4. The trustee shall act in a fair and reasonable manner at all times in a reasonable and prudent manner;

5. The entrusted party shall accept the supervision of the entrusting party and timely submit the operation and financial status report or special report on specific matters of Liangshan Mining according to the requirements of the entrusting party. (V) custody period

1. The custody period is from January 1, 2022 to the earlier of any of the following circumstances or time points:

(1) December 31, 2024;

(2) The entrusting party no longer holds the entrusted object;

(3) Termination of Liangshan Mining;

(4) The trustee acquires part or all of the shares of Liangshan Mining held by the entrusting party or takes other legal means to realize the actual control of Liangshan Mining; Or (5) in case of resource depletion, bankruptcy, dissolution and other reasons of Liangshan Mining, both parties decide to end the custody of the subject matter in advance.

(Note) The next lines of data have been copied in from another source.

#ifdef VF_ATTN_STAMPS
    st_[3] = clock64();
#endif
    float* const oex = lds + 4 * VW;
    const float* vq = Vw + li * RSV + 4 * lh;
#define VF_A3_PV(T) {                                                                                          \
        float4 av = *reinterpret_cast<const float4*>(vq);                                                      \
        _Pragma("unroll")                                                                                      \
        for (int g = 0; g < 4; ++g) {                                                                          \
            float4 avn = av;                                                                                   \
            if (g + 1 < 4) avn = *reinterpret_cast<const float4*>(vq + (g + 1) * 8);                           \
            __builtin_amdgcn_sched_barrier(0);                                                                 \
            o = __builtin_amdgcn_mfma_f32_32x32x2f32(av.x, acc[T][4 * g + 0], o, 0, 0, 0);                      \
            o = __builtin_amdgcn_mfma_f32_32x32x2f32(av.y, acc[T][4 * g + 1], o, 0, 0, 0);                      \
            o = __builtin_amdgcn_mfma_f32_32x32x2f32(av.z, acc[T][4 * g + 2], o, 0, 0, 0);                      \
            o = __builtin_amdgcn_mfma_f32_32x32x2f32(av.w, acc[T][4 * g + 3], o, 0, 0, 0);                      \
            __builtin_amdgcn_sched_barrier(0);                                                                 \
            av = avn;                                                                                          \
        } }
    for (int ct = 0; ct < npiece / 2; ++ct) {
        f32x16 o = {0};
        VF_A3_PV(0)
        VF_A3_STOREV(vb);
        VF_A3_LOADV(vb, min(2 * ct + 3, npiece - 1));
        VF_A3_PV(1)
        VF_A3_STOREV(va);
        VF_A3_LOADV(va, min(2 * ct + 4, npiece - 1));
        float* ox = oex + (ct & 1) * OEX;
#pragma unroll
        for (int r = 0; r < 16; ++r) ox[(w * 16 + r) * 64 + lane] = o[r];
        VF_LDS_BARRIER();
        float* ob = out + ((size_t)b * (DSCORE ? 3 * C : C) + ct * 32 + 8 * w + 4 * lh) * L + qi;
#pragma unroll
        for (int r = 0; r < 4; ++r) {
            const float* x_ = ox + (4 * w + r) * 64 + lane;
            const float v_ = (x_[0] + x_[16 * 64]) + (x_[32 * 64] + x_[48 * 64]);
            ob[(size_t)r * L] = DSCORE ? alpha * v_ : v_;
        }
    }
#undef VF_A3_PV
#undef VF_A3_LOADV
#undef VF_A3_STOREV
#undef VF_A3_LV
#undef VF_A3_SV
#undef VF_GLD4
#ifdef VF_ATTN_STAMPS
    if (tid == 0 && P) {
        long long* o_ = reinterpret_cast<long long*>(P) + (size_t)blockIdx.x * 8;
        o_[0] = st_[0]; o_[1] = st_[1]; o_[2] = st_[2]; o_[3] = st_[3]; o_[4] = clock64(); o_[5] = 0;
        o_[6] = rt0_; o_[7] = wall_clock64();
    }
#endif
}

template <int L>
__global__ __launch_bounds__(L / 32 * 64) void attn_fwd_split_kernel(const float* __restrict__ qkv,
                                                                     float* __restrict__ out, float* __restrict__ P,
                                                                     int C, float alpha) {
    constexpr int NW = L / 32, NTH = NW * 64, CKA = 32;
    constexpr int KS = L + 32;
    constexpr int PS = 40;
    constexpr int STAGE = CKA * KS + CKA * 32, PSZ = L * PS;
    __shared__ __attribute__((aligned(16))) float lds[STAGE > PSZ ? STAGE : PSZ];
    __shared__ float red[2][NW][32];
    float* const Kl = lds;
    float* const Ql = lds + CKA * KS;
    float* const Pl = lds;

    const int tid = threadIdx.x, lane = tid & 63, wid = tid >> 6;
    const int li = lane & 31, lh = lane >> 5;
    const int b = blockIdx.y, q0 = blockIdx.x * 32;
    const float* qb = qkv + (size_t)b * 3 * C * L;
    const float* kb = qb + (size_t)C * L;
    const float* vb = qb + (size_t)2 * C * L;

    constexpr int NK4 = CKA * L / 4 / NTH;
    static_assert(NK4 == 4, "K staging");
    constexpr int NQ4 = NTH >= 256 ? 1 : 256 / NTH;
    const int eq = tid & 255;
    float4 kr0, kr1, kr2, kr3, qr, qr1;
    qr1 = make_float4(0.f, 0.f, 0.f, 0.f);
#define VF_AS_LK(I, C0) { const int e = tid + (I) * NTH;                                                   \
        kr##I = *reinterpret_cast<const float4*>(kb + (size_t)((C0) + e / (L / 4)) * L + 4 * (e % (L / 4))); }
#define VF_AS_SK(I) { const int e = tid + (I) * NTH;                                                        \
        *reinterpret_cast<float4*>(Kl + (e / (L / 4)) * KS + 4 * (e % (L / 4))) = kr##I; }
#define load_chunk(C0) { VF_AS_LK(0, C0) VF_AS_LK(1, C0) VF_AS_LK(2, C0) VF_AS_LK(3, C0)                  \
        qr = *reinterpret_cast<const float4*>(qb + (size_t)((C0) + eq / 8) * L + q0 + 4 * (eq % 8));           \
        if constexpr (NQ4 == 2)                                                                                \
            qr1 = *reinterpret_cast<const float4*>(qb + (size_t)((C0) + (eq + NTH) / 8) * L + q0 + 4 * (eq % 8)); }
    f32x16 acc = {0};
    load_chunk(0);
    for (int c0 = 0; c0 < C; c0 += CKA) {
        __syncthreads();
        VF_AS_SK(0) VF_AS_SK(1) VF_AS_SK(2) VF_AS_SK(3)
        if (tid < 256) *reinterpret_cast<float4*>(Ql + (eq / 8) * 32 + 4 * (eq % 8)) = qr;
        if constexpr (NQ4 == 2) *reinterpret_cast<float4*>(Ql + ((eq + NTH) / 8) * 32 + 4 * (eq % 8)) = qr1;
        __syncthreads();
        load_chunk(min(c0 + CKA, C - CKA));
#pragma unroll
        for (int s = 0; s < CKA / 2; ++s)
            acc = __builtin_amdgcn_mfma_f32_32x32x2f32(Kl[(2 * s + lh) * KS + wid * 32 + li],
                                                       Ql[(2 * s + lh) * 32 + li], acc, 0, 0, 0);
    }

    constexpr int NB = L / 64;
    const int ntile = C / 32;
#undef load_chunk
#undef VF_AS_LK
#undef VF_AS_SK
    float4 va0, va1, va2, va3, va4, va5, va6, va7, vn0, vn1, vn2, vn3, vn4, vn5, vn6, vn7;
#define VF_AS_LV1(V, G, SRC) V##G = *reinterpret_cast<const float4*>((SRC) + 8 * (G));
#define load_v(V, TILE, KB) { const float* src_ = vb + (size_t)((TILE) * 32 + li) * L + (KB) * 64 + 4 * lh;  \
        VF_AS_LV1(V, 0, src_) VF_AS_LV1(V, 1, src_) VF_AS_LV1(V, 2, src_) VF_AS_LV1(V, 3, src_)              \
        VF_AS_LV1(V, 4, src_) VF_AS_LV1(V, 5, src_) VF_AS_LV1(V, 6, src_) VF_AS_LV1(V, 7, src_) }
    load_v(va, min(wid, ntile - 1), 0);

    float mx = acc[0];
#pragma unroll
    for (int r = 1; r < 16; ++r) mx = fmaxf(mx, acc[r]);
    mx = fmaxf(mx, __shfl_xor(mx, 32, 64));
    if (lh == 0) red[0][wid][li] = mx;
    __syncthreads();
    mx = red[0][0][li];
#pragma unroll
    for (int w = 1; w < NW; ++w) mx = fmaxf(mx, red[0][w][li]);
    const float c2 = alpha * 1.44269504088896341f, mc = mx * c2;
    float sum = 0.f;
#pragma unroll
    for (int r = 0; r < 16; ++r) {
        acc[r] = __builtin_amdgcn_exp2f(fmaf(acc[r], c2, -mc));
        sum += acc[r];
    }
    sum += __shfl_xor(sum, 32, 64);
    if (lh == 0) red[1][wid][li] = sum;
    __syncthreads();
    sum = red[1][0][li];
#pragma unroll
    for (int w = 1; w < NW; ++w) sum += red[1][w][li];
    const float inv = 1.0f / sum;
#pragma unroll
    for (int r = 0; r < 16; ++r) acc[r] *= inv;

#pragma unroll
    for (int r = 0; r < 16; ++r) Pl[(wid * 32 + 8 * (r >> 2) + 4 * lh + (r & 3)) * PS + li] = acc[r];
    if (P) {
        float* pr = P + ((size_t)b * L + q0 + li) * L + wid * 32 + 4 * lh;
#pragma unroll
        for (int g = 0; g < 4; ++g)
            *reinterpret_cast<float4*>(pr + 8 * g) = make_float4(acc[4 * g], acc[4 * g + 1], acc[4 * g + 2], acc[4 * g + 3]);
    }
    __syncthreads();

    for (int t = wid; t < ntile; t += NW) {
        f32x16 o = {0};
#pragma unroll 1
        for (int kbt = 0; kbt < NB; ++kbt) {
            const int nt = kbt + 1 < NB ? t : min(t + NW, ntile - 1), nk = kbt + 1 < NB ? kbt + 1 : 0;
            load_v(vn, nt, nk);
            const float* pl = Pl + (kbt * 64 + 4 * lh) * PS + li;
#define VF_AS_PV(G) {                                                                                        \
                o = __builtin_amdgcn_mfma_f32_32x32x2f32(va##G.x, pl[(8 * (G) + 0) * PS], o, 0, 0, 0);          \
                o = __builtin_amdgcn_mfma_f32_32x32x2f32(va##G.y, pl[(8 * (G) + 1) * PS], o, 0, 0, 0);          \
                o = __builtin_amdgcn_mfma_f32_32x32x2f32(va##G.z, pl[(8 * (G) + 2) * PS], o, 0, 0, 0);          \
                o = __builtin_amdgcn_mfma_f32_32x32x2f32(va##G.w, pl[(8 * (G) + 3) * PS], o, 0, 0, 0); }
            VF_AS_PV(0) VF_AS_PV(1) VF_AS_PV(2) VF_AS_PV(3) VF_AS_PV(4) VF_AS_PV(5) VF_AS_PV(6) VF_AS_PV(7)
#undef VF_AS_PV
            va0 = vn0; va1 = vn1; va2 = vn2; va3 = vn3; va4 = vn4; va5 = vn5; va6 = vn6; va7 = vn7;
        }
        float* ob = out + ((size_t)b * C + t * 32 + 4 * lh) * L + q0 + li;
#pragma unroll
        for (int r = 0; r < 16; ++r) ob[(size_t)((r & 3) + 8 * (r >> 2)) * L] = o[r];
    }
#undef load_v
#undef VF_AS_LV1
}
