@@ -1432,17 +1441,26 @@
   for (int i = 0; i < nr; i++) ipv[i] = a->radius[nr - 1 - i];
 }
 
-int Run::workspaces()
-{
-  int rc;
-  const int user_chunk = o->layer_chunk > 0 ? std::max(3, o->layer_chunk) : 0;
+int Run::frames()
+{
+  int rc;
+  const int user_chunk = P.user_chunk;
   h->run_frame.resize((size_t)nr); h->run_wide.resize((size_t)nr);
-  const bool any_wide = layer_frames(h, LH.psmax, nr, h->run_frame.data(), h->run_wide.data());
+  any_wide = layer_frames(h, LH.psmax, nr, h->run_frame.data(), h->run_wide.data());
   const size_t gr_b = (size_t)std::max<int64_t>(h->ngroups, 1);
   P.sg_layers = any_wide ? (user_chunk ? std::min(user_chunk, kMaxChunk) : kMaxChunk) : 1;
-  P.frame = h->run_frame.data(); P.very_wide = h->run_wide.data(); P.nr = nr; P.hint_layers = h->hint_layers; P.user_chunk = user_chunk;
+  P.frame = h->run_frame.data(); P.very_wide = h->run_wide.data();
+  if ((rc = ensure(h, h->d_SG, sizeof(double) * gr_b * P.sg_layers)) || (rc = ensure(h, h->d_idop8, gr_b * P.sg_layers))) return rc;
+  return TRX_OK;
+}
+
+int Run::workspaces()
+{
+  int rc;
+  P.user_chunk = o->layer_chunk > 0 ? std::max(3, o->layer_chunk) : 0;
+  P.nr = nr; P.hint_layers = h->hint_layers;
   P.eager = eager; P.has_grid = h->has_grid; P.stop_at_hint_ok = stop_at_hint_ok; P.walk_cap = kWalkLayers; P.chunk_cap = kMaxChunk;
-  if ((rc = ensure(h, h->d_SG, sizeof(double) * gr_b * P.sg_layers)) || (rc = ensure(h, h->d_idop8, gr_b * P.sg_layers)) ||
+  if ((rc = frames()) ||
       (rc = ensure(h, h->d_e, sizeof(double) * nr * nsh)) || (rc = ensure(h, h->d_er, sizeof(double) * nr * nsh)) ||
       (rc = ensure(h, h->d_tau, sizeof(double) * nr * nsh)) ||
       (rc = ensure(h, h->d_intens, sizeof(double) * kMaxAngles * nsh)) || (rc = ensure(h, h->d_spec, sizeof(double) * nsh)))
@@ -1459,16 +1477,20 @@
   return ensure(h, h->d_ecs, sizeof(double) * (size_t)nr * nsh);
 }
 
-int Run::front_inputs()
-{
-  int rc;
+void Run::fill_block(size_t skip)
+{
   double *hin = (double *)h->h_in.p;
-  const size_t skip = early_front ? (size_t)nr + nli : 0;
   std::memcpy(hin + skip, LH.f64.data() + skip, 8 * (n_f64 - skip));
   std::memcpy(hin + off_geom, h->run_geom.data(), 8 * n_geom);
   std::memcpy(hin + off_ip, h->run_ipv.data(), 8 * n_ip);
   cia_densities(h, a, hin + off_cd);
   std::memcpy(hin + off_i32, LH.i32.data(), 4 * n_i32);
+}
+
+int Run::front_inputs()
+{
+  int rc;
+  fill_block(early_front ? (size_t)nr + nli : 0);
   lap("block");
   t_host_prep = std::chrono::steady_clock::now();
   lap("prep");
@@ -1488,12 +1510,12 @@
     const double *pf = (const double *)h->h_in.dev;
     LayerDev Yp{}; const double *p_wcut; const int32_t *p_npre;
     layer_dev(pf, (const int32_t *)(pf + off_i32), LH, nr, Yp, p_wcut, p_npre);
-    if ((rc = launch_sticky(h, Yp, p_npre, nr, 1, nullptr, o->ethresh, st, kmax_run, pf, h->d_in.p, in_bytes))) return rc;
+    if ((rc = launch_sticky(h, Yp, p_npre, nr, 1, nullptr, o->ethresh, st, kmax_run, pf, h->d_in.p, in_bytes, r_prep))) return rc;
   } else {
     if (!ride_along) launch_run_init();
     bool rode = false;
     if (!h->has_grid &&
-        (rc = layer_maxima_and_sticky(h, Y, d_npre, nr, a->temp, 1, nullptr, o->ethresh, st, kmax_run, ride_along ? &RI : nullptr, &rode))) return rc;
+        (rc = layer_maxima_and_sticky(h, Y, d_npre, nr, a->temp, 1, nullptr, o->ethresh, st, kmax_run, ride_along ? &RI : nullptr, &rode, r_prep))) return rc;
     if (ride_along && !rode) launch_run_init();
   }
   HIPCHK(h, hipEventRecord(h->ev_inputs, st));
@@ -1529,13 +1551,11 @@
   if (prof) HIPCHK(h, hipEventRecord(h->ev_run_a, st));
   h->stats.walk_steps = 0; h->stats.walk_records = 0; h->stats.walk_record_lanes = 0;
   for (int k = 0; k < 3; k++) h->stats.walk_form_steps[k] = h->stats.walk_form_layers[k] = h->stats.walk_form_record_lanes[k] = 0;
-  if (!h->has_grid && lap_on) {
-    std::string ln = "run: walk frame (bins) per layer, top first; 0 = two-kernel form:";
-    for (int r = nr - 1; r >= 0; r--) ln += " " + std::to_string(h->run_frame[r]);
-    log_msg(TRX_LOG_DEBUG, ln);
-  }
+  if (r_prep == 0) log_frames();
+  else if (lap_on) log_msg(TRX_LOG_DEBUG, "run: front end over the top " + std::to_string(nr - r_prep) + " of " + std::to_string(nr) + " layers");
   d_out = d_spectrum ? (double *)d_spectrum : h->d_spec.as<double>();
   plan_pass(P, r_top, stop_at_hint_ok, h->run_plan);
+  if (!h->run_plan.empty() && h->run_plan.back().r_top - h->run_plan.back().nc + 1 < r_prep) return fail(h, TRX_E_HIP, "internal: the plan reaches below the prepared layers");
   TailIn ti;
   ti.ray_tail = h->sw.ray_tail; ti.tail_direct = h->sw.tail_direct; ti.two_queues = h->sw.two_queues;
   ti.stop_at_hint_ok = stop_at_hint_ok; ti.count = count; ti.has_lines = h->ngroups > 0; ti.no_saved = h->saved.empty(); ti.pipelined = pipelined;
@@ -1740,8 +1760,39 @@
   return (rc = product_kernels()) ? rc : results(end);
 }
 
+void Run::log_frames()
+{
+  if (frames_logged || h->has_grid || !lap_on) return;
+  std::string ln = "run: walk frame (bins) per layer, top first; 0 = two-kernel form:";
+  for (int r = nr - 1; r >= 0; r--) ln += " " + std::to_string(h->run_frame[r]);
+  log_msg(TRX_LOG_DEBUG, ln);
+  frames_logged = true;
+}
+
+int Run::prepare_rest()
+{
+  if (r_prep == 0) return TRX_OK;
+  int rc;
+  const int r_had = r_prep;
+  r_prep = 0;
+  if ((rc = prep_layers(h, nr, a->temp, a->density, a->zpart, 8 * (size_t)nr, LH))) return rc;
+  host_inputs();
+  fill_block(0);
+  HIPCHK(h, hipMemcpyAsync(h->d_in.p, h->h_in.p, in_bytes, hipMemcpyHostToDevice, st));
+  if (!h->has_grid) {
+    if ((rc = launch_layer_max(h, Y, nr, a->temp, 1, nullptr, st, kmax_run, nullptr, nullptr, 0, r_had))) return rc;
+    if ((rc = launch_sticky(h, Y, d_npre, r_had, 1, nullptr, o->ethresh, st, kmax_run))) return rc;
+  }
+  HIPCHK(h, hipEventRecord(h->ev_inputs, st));
+  HIPCHK(h, hipStreamWaitEvent(h->stream2, h->ev_inputs, 0));
+  HIPCHK(h, hipStreamWaitEvent(h->stream4, h->ev_inputs, 0));
+  lap("rest");
+  return frames();
+}
+
 int Run::resume()
 {
+  if (const int rc = prepare_rest()) return rc;
   if (tail.tail_direct) HIPCHK(h, hipMemcpyAsync(h->d_flags.p, h->h_small.p, 32, hipMemcpyHostToDevice, st));
   tail = TailChoice{};
   resumed = true; h->hint_layers = P.hint_layers = 0;
@@ -1771,6 +1822,9 @@
                   1e3 * std::chrono::duration<double, std::milli>(t_host_queued - t_host_prep).count(),
                   1e3 * (S.ms_host_total - std::chrono::duration<double, std::milli>(t_host_queued - t_host0).count()));
     log_msg(TRX_LOG_DEBUG, std::string(b) + "; queueing by phase (us):" + laps);
+    if (r_prep > 0 && !h->has_grid && !prep_layers(h, nr, a->temp, a->density, a->zpart, 8 * (size_t)nr, LH))
+      layer_frames(h, LH.psmax, nr, h->run_frame.data(), h->run_wide.data());
+    log_frames();
   }
   S.ms_k_sweep = S.ms_k_walk = S.ms_k_accum = S.ms_tau = S.ms_sweep = 0; S.sweep_launches = 0;
   S.ms_k_walk_form[0] = S.ms_k_walk_form[1] = S.ms_k_walk_form[2] = 0; S.ms_walk_span = 0;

(VI) liability for breach of contract and damages

1. After this agreement takes effect, any party’s failure to perform or fully perform any commitment, obligation or guarantee under this Agreement shall constitute a breach of this agreement by that party. The party in breach of this agreement is referred to as the breaching party. In addition to performing other obligations under this agreement, the breaching party shall also compensate the observant party for all losses arising or suffered due to such breach.

2. In case of all direct and indirect losses, liabilities and expenses incurred and suffered by the entrusted party due to the performance of its obligations under this Agreement (including but not limited to loss of profits, loss of investment value, announcement expenses, service expenses, identification expenses, lawyer’s fees, litigation expenses, arbitration expenses, property preservation expenses, execution expenses, travel expenses, evaluation fees, auction fees and other expenses), The client shall compensate the trustee for all losses and protect the trustee from damage.

(VII) effectiveness, dissolution and termination of the contract

1. This Agreement shall come into force when all the following conditions are met:

(1) The custody agreement shall be signed and sealed by the legal representatives or authorized representatives of both parties;

(2) The equity custody matters under the custody agreement shall obtain all necessary internal authorization of the trustee.

2. This agreement will be rescinded or terminated when any of the following circumstances occurs earlier: (1) rescinded or terminated by consensus;

Both parties have the right to cancel or terminate this agreement in the form of a written document jointly signed by both parties after consensus (including but not limited to the situation where it is unnecessary for both parties to solve the problem of horizontal competition in other ways).

(2) When either party is cancelled due to bankruptcy, dissolution or according to law;

(3) When the custody period agreed in Article 5 of this agreement expires;

(4) This agreement cannot be performed due to force majeure in Article 12 of this agreement.